Brief: Scan the entries below for the word "bcur" and copy every line where it turns up.

Saved entries:

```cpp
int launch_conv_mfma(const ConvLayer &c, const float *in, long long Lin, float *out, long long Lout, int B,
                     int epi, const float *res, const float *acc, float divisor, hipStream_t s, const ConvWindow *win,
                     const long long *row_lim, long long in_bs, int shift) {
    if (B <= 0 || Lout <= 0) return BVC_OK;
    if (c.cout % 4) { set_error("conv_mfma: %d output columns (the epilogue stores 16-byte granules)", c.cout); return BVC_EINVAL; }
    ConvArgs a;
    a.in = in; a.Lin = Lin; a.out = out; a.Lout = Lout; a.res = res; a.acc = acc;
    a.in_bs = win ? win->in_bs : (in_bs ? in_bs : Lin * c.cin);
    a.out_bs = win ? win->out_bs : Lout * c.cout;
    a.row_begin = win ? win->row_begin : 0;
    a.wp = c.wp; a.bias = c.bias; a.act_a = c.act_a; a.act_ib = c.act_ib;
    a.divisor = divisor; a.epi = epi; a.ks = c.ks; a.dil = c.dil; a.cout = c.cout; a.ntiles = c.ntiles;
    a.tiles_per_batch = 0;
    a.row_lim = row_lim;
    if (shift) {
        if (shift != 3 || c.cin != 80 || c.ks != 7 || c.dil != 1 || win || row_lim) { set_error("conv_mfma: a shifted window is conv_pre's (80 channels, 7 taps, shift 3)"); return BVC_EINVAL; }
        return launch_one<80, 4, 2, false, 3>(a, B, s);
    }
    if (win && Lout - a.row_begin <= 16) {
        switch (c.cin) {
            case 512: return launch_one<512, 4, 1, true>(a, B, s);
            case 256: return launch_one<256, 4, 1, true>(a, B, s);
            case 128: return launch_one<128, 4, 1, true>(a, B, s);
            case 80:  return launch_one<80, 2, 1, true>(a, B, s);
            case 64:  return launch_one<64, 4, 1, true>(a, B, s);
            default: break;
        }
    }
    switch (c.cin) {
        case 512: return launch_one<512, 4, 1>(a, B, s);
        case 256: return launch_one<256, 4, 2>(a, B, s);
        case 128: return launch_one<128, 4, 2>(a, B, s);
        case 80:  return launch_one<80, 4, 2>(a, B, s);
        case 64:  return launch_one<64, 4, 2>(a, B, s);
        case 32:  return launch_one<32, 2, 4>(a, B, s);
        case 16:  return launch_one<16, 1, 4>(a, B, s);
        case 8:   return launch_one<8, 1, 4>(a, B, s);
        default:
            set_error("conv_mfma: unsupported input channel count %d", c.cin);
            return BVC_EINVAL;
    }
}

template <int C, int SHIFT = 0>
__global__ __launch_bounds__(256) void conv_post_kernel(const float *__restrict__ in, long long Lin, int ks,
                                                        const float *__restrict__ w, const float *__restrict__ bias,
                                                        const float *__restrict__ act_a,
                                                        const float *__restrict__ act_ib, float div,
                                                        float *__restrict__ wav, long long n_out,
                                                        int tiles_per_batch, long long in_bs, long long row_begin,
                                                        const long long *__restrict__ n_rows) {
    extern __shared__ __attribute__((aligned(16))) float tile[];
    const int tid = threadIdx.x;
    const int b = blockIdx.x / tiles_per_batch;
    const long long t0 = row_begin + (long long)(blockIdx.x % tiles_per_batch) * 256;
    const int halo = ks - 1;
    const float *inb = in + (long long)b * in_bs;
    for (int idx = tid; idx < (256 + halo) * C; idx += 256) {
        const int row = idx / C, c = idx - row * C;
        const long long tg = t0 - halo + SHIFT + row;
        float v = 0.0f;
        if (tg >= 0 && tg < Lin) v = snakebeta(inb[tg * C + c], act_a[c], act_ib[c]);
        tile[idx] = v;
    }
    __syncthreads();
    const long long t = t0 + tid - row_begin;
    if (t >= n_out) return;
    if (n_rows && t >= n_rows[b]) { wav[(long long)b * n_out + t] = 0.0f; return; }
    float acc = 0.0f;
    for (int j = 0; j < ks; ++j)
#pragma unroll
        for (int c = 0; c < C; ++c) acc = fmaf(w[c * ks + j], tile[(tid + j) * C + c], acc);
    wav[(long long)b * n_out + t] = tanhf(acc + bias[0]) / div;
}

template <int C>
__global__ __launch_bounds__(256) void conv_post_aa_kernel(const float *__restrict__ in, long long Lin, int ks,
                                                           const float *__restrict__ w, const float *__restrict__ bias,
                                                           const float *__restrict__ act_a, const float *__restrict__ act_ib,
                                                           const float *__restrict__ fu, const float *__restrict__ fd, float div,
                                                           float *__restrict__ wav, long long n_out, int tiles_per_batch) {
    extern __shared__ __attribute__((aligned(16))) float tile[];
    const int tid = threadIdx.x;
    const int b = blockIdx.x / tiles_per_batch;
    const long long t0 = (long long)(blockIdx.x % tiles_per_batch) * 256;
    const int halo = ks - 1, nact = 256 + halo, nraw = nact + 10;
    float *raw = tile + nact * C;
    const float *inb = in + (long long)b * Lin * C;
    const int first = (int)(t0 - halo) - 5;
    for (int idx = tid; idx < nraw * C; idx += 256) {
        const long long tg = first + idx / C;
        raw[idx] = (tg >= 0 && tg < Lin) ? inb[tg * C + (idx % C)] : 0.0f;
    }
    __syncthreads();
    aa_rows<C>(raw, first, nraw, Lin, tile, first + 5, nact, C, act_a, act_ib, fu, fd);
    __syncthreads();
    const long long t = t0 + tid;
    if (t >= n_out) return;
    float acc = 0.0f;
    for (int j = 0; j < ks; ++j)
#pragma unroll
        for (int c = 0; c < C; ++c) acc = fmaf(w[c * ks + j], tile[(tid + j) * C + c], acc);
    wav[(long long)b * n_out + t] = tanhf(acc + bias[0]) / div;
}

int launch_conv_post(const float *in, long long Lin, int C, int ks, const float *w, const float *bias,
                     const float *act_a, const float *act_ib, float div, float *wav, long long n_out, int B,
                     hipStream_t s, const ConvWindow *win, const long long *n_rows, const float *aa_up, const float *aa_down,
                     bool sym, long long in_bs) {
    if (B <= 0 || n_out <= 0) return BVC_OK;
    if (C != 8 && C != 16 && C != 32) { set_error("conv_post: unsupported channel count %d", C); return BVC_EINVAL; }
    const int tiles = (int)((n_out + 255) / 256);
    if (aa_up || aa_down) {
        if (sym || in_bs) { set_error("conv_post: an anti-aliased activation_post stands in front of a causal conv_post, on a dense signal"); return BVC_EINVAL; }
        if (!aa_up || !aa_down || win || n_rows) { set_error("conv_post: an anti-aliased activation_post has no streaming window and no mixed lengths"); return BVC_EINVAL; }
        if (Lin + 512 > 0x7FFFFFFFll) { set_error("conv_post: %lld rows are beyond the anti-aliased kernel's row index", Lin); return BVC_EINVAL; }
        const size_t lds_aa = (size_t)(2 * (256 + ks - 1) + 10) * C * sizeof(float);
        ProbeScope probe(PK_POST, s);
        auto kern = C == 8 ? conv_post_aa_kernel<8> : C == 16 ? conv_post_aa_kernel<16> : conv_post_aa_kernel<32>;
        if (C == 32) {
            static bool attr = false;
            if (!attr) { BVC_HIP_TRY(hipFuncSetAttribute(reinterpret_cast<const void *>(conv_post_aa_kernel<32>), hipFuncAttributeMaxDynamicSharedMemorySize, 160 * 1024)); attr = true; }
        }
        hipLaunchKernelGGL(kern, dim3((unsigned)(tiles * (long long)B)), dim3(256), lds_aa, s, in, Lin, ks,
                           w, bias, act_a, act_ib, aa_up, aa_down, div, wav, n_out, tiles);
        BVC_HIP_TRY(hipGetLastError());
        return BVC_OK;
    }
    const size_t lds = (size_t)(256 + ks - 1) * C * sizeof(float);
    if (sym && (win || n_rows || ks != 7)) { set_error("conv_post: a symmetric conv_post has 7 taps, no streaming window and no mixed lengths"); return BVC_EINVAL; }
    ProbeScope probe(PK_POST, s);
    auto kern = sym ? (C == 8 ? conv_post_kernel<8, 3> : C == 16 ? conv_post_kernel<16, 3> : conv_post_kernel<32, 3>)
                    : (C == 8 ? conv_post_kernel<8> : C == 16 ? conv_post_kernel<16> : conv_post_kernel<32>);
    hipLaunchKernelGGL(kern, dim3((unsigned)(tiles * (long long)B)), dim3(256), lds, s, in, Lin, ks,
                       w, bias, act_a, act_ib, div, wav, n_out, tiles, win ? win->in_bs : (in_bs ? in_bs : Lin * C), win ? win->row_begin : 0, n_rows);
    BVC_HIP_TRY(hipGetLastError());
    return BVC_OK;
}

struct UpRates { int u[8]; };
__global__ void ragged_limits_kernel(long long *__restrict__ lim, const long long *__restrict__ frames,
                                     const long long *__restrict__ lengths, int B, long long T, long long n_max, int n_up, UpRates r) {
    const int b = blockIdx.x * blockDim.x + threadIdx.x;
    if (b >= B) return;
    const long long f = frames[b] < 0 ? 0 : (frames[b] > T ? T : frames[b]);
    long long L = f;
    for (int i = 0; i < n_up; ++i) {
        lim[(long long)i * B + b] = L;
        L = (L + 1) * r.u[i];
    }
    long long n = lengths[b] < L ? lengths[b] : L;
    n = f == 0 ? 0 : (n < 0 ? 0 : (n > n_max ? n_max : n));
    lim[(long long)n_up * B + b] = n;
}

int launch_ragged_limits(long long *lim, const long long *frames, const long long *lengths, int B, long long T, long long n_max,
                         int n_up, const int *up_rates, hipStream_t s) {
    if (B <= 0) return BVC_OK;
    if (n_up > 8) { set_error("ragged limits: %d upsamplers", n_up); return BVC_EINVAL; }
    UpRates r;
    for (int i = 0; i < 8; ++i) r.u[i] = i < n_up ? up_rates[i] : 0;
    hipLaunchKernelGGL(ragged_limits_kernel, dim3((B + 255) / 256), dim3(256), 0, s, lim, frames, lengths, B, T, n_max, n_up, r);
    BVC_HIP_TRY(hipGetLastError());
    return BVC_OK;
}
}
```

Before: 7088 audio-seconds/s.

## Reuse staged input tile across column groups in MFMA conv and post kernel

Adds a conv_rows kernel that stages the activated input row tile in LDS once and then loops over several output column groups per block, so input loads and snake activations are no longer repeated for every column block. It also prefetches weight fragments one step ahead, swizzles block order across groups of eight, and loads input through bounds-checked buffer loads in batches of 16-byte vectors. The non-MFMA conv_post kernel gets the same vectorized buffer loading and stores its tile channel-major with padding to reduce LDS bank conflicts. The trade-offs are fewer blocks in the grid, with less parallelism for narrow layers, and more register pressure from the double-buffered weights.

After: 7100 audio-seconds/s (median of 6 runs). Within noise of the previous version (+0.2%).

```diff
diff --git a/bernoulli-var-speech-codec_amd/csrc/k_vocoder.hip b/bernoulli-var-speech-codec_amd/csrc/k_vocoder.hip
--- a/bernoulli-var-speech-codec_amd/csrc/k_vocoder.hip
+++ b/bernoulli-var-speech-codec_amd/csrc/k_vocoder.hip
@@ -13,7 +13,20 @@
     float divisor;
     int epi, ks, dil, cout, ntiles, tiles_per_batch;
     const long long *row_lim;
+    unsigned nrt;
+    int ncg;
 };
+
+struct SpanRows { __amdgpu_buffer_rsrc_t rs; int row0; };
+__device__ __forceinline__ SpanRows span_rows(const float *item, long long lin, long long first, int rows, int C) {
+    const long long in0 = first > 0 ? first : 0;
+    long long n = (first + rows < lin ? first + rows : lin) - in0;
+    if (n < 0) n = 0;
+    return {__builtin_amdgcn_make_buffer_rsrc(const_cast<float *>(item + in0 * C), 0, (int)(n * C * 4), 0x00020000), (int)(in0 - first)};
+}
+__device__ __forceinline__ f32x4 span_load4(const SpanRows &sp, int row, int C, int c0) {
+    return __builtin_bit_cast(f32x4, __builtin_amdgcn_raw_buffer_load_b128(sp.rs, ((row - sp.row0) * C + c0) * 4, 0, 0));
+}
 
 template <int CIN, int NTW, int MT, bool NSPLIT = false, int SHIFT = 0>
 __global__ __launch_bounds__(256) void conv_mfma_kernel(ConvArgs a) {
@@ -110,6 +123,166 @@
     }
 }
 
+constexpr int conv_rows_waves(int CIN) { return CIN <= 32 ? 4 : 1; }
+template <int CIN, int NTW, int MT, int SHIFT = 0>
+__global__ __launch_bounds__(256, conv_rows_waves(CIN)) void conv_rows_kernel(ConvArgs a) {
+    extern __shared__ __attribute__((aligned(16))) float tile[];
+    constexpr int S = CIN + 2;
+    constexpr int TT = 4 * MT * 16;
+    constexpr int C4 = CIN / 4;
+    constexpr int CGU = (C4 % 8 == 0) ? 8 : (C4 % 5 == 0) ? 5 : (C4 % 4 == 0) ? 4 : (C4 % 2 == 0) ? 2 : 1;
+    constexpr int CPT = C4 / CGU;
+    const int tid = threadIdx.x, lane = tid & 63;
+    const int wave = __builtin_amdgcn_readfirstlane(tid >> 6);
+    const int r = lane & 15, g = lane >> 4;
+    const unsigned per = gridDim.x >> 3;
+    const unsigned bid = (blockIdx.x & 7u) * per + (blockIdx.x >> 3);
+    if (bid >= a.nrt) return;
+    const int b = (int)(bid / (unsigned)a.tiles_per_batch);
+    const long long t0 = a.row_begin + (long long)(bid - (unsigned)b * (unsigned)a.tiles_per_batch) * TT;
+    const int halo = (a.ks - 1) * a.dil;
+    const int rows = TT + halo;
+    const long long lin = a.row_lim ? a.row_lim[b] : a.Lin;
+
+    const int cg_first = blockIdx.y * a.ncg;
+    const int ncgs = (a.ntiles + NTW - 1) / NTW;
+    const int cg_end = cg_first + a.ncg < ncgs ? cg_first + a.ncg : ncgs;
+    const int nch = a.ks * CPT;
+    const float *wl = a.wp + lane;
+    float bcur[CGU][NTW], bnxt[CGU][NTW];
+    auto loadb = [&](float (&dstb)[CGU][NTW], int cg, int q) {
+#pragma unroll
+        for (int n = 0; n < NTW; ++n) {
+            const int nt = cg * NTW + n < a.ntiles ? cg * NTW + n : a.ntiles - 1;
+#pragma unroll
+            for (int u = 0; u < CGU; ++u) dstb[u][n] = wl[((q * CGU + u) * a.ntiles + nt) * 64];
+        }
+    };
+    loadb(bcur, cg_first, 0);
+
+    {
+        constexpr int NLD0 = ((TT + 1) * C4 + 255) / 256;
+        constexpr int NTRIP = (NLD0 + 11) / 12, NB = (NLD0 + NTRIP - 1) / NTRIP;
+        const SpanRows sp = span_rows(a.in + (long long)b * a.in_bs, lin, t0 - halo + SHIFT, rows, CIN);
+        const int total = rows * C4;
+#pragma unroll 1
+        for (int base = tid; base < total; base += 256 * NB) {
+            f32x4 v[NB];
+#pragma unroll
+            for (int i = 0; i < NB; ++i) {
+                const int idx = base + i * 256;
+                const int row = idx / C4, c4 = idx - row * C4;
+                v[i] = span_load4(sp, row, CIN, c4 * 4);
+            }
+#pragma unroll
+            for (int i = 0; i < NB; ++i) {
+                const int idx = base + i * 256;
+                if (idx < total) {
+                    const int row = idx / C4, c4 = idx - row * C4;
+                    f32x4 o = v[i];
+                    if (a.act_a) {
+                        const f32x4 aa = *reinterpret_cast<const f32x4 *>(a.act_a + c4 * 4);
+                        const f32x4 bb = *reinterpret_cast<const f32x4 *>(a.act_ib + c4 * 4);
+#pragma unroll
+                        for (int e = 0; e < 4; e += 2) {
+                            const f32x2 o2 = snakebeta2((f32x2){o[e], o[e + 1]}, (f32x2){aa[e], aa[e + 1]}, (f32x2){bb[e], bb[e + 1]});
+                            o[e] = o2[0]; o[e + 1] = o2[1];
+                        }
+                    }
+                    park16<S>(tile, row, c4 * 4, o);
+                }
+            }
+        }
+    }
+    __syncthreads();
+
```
---
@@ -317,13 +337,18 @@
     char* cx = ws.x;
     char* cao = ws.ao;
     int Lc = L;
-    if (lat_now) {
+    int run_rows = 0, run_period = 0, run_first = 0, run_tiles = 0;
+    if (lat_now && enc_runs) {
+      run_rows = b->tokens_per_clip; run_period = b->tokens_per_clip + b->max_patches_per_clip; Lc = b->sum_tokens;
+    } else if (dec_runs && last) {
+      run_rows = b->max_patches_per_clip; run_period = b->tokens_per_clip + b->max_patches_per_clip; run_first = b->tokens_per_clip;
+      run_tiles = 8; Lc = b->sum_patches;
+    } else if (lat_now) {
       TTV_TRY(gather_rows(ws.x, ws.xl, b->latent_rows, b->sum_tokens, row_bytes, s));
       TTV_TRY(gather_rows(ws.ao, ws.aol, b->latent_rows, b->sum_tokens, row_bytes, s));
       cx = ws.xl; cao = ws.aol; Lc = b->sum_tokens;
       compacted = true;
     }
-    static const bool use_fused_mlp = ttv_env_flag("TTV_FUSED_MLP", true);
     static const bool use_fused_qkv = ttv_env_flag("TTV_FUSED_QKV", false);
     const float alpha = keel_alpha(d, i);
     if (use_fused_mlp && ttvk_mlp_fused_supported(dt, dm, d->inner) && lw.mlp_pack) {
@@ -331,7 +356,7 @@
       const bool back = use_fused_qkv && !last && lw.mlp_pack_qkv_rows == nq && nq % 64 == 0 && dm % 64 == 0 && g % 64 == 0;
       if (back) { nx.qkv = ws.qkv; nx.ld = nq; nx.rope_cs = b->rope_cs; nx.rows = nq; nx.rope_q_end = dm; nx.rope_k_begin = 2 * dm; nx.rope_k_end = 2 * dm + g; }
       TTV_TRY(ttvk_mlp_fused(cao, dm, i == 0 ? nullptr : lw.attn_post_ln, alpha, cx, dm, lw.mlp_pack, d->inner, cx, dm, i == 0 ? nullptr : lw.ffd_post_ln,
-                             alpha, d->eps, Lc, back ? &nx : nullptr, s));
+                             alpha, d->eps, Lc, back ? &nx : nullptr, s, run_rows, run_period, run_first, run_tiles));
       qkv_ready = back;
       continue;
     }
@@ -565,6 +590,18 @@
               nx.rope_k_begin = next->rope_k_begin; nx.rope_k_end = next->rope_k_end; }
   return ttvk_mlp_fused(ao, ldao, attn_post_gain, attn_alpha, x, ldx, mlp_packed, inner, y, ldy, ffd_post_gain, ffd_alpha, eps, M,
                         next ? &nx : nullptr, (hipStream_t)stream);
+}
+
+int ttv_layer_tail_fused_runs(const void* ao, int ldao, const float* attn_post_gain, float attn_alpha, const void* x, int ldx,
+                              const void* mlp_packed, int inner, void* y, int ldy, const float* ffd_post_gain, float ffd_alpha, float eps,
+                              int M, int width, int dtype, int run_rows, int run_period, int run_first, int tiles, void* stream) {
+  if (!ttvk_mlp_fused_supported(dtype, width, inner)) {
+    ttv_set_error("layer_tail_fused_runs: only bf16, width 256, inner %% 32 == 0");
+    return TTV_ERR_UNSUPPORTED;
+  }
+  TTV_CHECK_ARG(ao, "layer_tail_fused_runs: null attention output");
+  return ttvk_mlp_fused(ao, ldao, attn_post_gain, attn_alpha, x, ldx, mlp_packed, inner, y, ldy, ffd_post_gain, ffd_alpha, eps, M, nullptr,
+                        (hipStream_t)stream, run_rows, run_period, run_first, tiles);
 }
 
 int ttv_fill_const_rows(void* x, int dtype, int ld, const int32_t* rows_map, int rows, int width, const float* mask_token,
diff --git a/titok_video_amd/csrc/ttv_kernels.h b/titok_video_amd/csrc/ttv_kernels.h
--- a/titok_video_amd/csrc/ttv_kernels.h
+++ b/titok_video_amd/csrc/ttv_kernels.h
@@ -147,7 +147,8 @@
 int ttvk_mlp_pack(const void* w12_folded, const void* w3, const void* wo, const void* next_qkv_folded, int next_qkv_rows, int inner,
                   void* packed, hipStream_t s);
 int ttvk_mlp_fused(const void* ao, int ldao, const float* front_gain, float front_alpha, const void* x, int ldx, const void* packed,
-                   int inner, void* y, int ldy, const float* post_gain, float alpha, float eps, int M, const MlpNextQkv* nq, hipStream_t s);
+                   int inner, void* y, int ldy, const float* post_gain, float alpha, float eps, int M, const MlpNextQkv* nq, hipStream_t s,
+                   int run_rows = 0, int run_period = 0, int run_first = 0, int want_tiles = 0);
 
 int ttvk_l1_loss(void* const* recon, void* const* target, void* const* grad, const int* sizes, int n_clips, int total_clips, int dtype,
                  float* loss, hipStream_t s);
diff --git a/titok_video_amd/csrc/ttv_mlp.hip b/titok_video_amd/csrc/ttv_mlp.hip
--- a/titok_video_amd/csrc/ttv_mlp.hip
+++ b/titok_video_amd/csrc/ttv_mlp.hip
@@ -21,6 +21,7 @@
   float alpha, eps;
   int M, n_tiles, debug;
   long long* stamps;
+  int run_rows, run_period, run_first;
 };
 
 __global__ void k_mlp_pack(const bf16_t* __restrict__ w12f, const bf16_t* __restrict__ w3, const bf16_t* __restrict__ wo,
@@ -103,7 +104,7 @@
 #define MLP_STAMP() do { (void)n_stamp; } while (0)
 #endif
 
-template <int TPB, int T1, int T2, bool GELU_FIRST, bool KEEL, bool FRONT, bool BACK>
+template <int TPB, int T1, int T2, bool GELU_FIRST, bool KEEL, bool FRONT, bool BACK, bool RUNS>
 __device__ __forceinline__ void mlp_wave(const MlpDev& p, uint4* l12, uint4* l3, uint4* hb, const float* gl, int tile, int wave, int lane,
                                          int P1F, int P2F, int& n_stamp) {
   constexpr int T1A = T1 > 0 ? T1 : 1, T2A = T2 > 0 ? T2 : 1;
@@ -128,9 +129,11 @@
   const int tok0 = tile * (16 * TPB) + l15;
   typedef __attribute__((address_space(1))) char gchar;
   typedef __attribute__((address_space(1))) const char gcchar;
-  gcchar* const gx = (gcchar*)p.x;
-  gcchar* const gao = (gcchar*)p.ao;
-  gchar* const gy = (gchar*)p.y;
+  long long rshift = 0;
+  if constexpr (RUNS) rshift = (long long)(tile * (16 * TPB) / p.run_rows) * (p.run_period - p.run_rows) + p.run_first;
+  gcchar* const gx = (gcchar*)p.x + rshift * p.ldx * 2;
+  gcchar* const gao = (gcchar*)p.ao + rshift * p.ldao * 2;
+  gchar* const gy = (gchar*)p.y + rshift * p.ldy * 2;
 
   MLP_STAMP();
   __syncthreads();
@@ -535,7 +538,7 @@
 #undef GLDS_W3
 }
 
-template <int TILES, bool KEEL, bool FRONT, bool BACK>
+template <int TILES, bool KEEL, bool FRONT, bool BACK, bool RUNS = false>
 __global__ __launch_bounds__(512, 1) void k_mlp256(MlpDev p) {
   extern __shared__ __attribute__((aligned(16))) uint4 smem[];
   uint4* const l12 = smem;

Solution to this task:
+    float bcur[CGU][NTW], bnxt[CGU][NTW];
+    loadb(bcur, cg_first, 0);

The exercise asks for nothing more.